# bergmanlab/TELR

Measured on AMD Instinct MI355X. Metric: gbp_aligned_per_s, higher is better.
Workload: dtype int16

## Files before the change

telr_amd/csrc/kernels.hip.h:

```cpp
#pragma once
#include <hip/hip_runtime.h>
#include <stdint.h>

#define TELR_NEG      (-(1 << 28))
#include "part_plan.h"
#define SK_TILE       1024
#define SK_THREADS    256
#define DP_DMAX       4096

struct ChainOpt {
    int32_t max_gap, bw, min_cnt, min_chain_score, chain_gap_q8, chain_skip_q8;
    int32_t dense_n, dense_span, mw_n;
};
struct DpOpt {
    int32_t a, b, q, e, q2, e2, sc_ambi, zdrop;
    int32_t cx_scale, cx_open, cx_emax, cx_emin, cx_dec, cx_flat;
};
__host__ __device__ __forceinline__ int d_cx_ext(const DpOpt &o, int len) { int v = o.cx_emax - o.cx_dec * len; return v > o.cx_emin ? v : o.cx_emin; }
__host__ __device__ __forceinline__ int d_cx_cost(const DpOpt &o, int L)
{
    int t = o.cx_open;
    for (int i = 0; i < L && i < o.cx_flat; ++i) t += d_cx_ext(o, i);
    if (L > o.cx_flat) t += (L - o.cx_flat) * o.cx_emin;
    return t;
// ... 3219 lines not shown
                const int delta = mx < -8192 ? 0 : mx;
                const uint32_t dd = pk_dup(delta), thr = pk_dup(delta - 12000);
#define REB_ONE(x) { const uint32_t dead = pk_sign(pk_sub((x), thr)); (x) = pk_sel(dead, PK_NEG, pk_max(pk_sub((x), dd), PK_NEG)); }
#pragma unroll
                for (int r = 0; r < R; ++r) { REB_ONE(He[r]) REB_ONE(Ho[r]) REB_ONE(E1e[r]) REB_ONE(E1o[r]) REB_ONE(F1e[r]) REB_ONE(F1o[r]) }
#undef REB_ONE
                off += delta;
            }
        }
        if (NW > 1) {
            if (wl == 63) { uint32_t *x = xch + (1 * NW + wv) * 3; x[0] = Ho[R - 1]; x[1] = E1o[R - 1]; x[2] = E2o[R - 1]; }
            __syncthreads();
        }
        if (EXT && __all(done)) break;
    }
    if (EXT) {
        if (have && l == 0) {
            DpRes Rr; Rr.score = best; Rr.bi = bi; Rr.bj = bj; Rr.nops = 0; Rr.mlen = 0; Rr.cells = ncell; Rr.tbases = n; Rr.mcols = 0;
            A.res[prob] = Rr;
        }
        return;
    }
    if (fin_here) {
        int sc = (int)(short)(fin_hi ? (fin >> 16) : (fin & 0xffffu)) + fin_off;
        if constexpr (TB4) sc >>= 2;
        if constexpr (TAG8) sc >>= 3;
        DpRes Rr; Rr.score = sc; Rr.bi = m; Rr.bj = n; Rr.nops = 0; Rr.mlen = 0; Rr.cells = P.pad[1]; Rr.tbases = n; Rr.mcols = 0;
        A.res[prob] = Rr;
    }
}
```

---

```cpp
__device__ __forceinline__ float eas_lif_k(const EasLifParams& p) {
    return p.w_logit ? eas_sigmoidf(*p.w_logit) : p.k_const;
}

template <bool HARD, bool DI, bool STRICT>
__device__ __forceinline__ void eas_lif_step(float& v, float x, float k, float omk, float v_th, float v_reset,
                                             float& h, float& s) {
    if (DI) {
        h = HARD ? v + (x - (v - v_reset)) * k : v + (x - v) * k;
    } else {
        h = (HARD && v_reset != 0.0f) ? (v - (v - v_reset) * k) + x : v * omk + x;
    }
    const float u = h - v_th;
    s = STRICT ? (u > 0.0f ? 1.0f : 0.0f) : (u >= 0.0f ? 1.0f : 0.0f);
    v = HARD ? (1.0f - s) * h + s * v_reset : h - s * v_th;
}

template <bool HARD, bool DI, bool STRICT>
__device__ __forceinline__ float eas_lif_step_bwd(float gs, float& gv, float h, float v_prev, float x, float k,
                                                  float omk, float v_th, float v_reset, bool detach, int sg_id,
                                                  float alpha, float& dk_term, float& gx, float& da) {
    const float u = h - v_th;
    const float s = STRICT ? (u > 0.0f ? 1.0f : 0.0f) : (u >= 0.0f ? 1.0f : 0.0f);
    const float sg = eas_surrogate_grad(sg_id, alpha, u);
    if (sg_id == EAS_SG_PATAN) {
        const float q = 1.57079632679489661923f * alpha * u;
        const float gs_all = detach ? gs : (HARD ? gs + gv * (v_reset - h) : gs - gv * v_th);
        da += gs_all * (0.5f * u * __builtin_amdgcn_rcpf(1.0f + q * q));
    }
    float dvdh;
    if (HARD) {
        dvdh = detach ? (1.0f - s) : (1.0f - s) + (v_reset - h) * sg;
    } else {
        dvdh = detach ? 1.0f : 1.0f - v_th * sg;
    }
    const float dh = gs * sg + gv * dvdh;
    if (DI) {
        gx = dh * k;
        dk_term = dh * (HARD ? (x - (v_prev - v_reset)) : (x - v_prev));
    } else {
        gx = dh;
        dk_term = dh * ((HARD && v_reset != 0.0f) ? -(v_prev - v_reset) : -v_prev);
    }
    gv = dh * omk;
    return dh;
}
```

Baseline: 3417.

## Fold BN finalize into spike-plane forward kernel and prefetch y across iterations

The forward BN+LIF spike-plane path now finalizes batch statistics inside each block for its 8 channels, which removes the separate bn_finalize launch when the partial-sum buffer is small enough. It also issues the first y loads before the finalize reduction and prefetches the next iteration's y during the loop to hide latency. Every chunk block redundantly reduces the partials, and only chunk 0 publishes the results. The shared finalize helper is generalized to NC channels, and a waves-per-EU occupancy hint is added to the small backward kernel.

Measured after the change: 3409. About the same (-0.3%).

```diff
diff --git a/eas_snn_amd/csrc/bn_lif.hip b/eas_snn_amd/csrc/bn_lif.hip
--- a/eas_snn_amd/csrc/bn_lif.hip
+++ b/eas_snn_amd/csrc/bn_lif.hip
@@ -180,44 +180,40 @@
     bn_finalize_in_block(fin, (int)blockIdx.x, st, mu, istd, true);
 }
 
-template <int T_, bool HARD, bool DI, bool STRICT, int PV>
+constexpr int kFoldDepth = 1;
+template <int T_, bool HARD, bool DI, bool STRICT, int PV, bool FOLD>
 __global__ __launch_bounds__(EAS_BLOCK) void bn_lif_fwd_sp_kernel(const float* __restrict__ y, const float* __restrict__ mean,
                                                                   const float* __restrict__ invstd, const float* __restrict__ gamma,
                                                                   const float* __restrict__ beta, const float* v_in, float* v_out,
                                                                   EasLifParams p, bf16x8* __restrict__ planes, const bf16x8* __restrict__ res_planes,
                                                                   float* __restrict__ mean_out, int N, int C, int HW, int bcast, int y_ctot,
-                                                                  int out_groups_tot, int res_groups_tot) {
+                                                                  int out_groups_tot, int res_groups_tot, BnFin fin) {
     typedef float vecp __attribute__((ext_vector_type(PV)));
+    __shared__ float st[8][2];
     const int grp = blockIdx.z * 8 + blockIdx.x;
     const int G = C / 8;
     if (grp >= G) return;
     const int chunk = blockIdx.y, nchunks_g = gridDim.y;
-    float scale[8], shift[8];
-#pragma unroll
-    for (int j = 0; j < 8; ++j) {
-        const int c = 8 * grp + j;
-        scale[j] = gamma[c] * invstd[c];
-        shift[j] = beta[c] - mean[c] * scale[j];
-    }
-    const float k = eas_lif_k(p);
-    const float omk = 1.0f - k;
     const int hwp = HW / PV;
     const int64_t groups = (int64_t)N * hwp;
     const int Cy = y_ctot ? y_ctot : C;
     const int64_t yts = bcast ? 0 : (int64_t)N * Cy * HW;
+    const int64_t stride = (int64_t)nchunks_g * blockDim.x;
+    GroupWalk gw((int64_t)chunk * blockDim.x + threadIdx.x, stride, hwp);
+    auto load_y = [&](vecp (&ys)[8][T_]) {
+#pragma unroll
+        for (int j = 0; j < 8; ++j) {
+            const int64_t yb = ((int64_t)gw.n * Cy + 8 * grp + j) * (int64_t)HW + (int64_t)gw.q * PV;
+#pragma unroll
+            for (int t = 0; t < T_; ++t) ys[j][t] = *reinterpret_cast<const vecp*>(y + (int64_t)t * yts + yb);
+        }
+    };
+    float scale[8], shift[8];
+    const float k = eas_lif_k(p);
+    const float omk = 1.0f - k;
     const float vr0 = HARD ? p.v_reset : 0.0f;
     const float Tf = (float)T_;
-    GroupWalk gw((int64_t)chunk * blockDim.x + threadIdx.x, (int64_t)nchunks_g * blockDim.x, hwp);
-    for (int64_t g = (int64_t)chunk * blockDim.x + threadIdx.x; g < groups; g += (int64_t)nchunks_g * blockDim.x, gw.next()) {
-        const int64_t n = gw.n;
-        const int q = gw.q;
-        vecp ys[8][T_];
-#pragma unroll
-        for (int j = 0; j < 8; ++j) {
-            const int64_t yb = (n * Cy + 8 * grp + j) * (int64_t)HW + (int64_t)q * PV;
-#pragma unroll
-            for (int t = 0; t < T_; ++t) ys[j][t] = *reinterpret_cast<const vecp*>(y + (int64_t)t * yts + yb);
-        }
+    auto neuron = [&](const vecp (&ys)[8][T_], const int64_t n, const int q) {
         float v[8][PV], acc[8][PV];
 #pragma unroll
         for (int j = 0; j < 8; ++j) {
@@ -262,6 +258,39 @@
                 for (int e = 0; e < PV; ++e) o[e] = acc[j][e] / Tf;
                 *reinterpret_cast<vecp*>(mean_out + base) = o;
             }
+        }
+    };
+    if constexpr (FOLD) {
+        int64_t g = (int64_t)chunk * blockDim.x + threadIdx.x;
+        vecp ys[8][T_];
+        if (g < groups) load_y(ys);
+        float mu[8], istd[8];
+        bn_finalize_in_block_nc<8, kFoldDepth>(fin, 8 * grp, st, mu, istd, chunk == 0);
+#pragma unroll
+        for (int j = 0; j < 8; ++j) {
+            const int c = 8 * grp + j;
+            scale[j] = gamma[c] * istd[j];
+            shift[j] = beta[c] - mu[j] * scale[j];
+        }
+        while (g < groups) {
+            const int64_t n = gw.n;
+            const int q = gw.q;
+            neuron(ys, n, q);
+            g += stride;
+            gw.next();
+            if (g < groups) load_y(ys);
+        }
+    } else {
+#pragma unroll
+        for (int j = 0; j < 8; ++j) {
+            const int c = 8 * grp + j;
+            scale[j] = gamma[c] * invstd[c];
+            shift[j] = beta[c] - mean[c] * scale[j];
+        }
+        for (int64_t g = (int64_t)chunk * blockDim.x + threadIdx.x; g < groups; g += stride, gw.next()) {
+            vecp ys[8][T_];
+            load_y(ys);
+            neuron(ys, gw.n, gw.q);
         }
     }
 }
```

...

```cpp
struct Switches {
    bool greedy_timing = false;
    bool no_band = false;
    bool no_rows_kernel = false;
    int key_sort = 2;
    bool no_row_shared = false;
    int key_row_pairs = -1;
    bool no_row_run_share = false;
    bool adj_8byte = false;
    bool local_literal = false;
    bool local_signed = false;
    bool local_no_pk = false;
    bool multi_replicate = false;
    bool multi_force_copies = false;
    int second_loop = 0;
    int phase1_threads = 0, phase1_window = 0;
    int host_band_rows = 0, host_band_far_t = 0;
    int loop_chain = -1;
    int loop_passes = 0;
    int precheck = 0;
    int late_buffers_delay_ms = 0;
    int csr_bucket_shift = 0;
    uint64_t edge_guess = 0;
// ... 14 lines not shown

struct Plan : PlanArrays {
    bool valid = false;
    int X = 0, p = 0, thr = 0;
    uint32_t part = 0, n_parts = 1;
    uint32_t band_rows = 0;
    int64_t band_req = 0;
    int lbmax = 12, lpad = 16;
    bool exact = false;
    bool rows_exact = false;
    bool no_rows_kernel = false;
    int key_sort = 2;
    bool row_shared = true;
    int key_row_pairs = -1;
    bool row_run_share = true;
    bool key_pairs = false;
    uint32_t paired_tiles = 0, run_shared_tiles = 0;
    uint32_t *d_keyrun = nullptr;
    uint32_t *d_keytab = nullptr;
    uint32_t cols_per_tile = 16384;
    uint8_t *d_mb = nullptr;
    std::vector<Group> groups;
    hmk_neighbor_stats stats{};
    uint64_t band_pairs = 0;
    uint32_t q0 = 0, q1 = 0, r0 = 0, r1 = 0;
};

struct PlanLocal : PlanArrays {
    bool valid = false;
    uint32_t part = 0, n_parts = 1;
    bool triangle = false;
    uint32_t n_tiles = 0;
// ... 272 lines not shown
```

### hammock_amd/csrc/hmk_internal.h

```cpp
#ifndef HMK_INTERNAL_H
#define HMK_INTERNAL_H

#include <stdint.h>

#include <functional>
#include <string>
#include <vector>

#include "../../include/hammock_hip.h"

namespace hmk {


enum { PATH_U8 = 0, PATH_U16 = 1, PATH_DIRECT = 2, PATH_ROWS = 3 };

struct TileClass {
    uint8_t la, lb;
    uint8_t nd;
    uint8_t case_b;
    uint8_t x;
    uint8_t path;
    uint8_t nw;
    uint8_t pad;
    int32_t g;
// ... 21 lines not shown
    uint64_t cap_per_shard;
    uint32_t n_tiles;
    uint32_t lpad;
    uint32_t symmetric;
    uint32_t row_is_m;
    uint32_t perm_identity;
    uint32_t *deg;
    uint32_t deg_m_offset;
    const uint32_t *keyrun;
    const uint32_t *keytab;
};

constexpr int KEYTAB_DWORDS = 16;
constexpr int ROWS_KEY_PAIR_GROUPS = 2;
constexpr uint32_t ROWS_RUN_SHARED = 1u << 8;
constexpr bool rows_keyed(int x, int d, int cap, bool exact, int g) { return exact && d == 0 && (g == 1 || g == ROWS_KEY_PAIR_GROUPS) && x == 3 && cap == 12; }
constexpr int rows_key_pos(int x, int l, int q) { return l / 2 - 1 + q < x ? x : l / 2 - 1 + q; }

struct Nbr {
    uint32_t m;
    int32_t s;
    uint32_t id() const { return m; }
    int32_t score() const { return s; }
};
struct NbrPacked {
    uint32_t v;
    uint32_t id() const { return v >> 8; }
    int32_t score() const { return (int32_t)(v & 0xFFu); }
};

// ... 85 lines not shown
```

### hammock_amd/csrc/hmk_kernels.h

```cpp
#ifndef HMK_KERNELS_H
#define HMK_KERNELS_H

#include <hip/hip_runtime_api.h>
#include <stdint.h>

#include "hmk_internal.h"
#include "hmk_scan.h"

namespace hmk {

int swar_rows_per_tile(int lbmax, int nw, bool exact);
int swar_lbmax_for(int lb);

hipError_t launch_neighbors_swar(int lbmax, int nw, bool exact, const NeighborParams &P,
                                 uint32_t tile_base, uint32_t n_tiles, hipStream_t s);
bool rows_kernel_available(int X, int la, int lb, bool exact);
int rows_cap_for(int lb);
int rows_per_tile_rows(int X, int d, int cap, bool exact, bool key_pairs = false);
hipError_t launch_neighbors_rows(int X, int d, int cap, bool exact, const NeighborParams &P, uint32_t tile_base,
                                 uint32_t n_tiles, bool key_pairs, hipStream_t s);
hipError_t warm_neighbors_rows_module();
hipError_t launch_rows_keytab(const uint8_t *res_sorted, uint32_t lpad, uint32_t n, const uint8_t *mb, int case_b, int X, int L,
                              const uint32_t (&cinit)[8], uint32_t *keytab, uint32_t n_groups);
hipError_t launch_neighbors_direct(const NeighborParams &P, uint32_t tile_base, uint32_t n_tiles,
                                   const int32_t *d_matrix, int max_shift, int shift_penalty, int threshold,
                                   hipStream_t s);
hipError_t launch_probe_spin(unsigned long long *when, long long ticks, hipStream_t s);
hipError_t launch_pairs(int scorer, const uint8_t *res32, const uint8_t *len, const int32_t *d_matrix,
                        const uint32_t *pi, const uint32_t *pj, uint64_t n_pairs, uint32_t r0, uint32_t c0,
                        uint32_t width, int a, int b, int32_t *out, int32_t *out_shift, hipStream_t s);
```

TASK ITEM: Among the entries, find every line holding "blockDim" and return it.

SOLUTION:
+    const int64_t stride = (int64_t)nchunks_g * blockDim.x;
+    GroupWalk gw((int64_t)chunk * blockDim.x + threadIdx.x, stride, hwp);
-    GroupWalk gw((int64_t)chunk * blockDim.x + threadIdx.x, (int64_t)nchunks_g * blockDim.x, hwp);
-    for (int64_t g = (int64_t)chunk * blockDim.x + threadIdx.x; g < groups; g += (int64_t)nchunks_g * blockDim.x, gw.next()) {
+        int64_t g = (int64_t)chunk * blockDim.x + threadIdx.x;
+        for (int64_t g = (int64_t)chunk * blockDim.x + threadIdx.x; g < groups; g += stride, gw.next()) {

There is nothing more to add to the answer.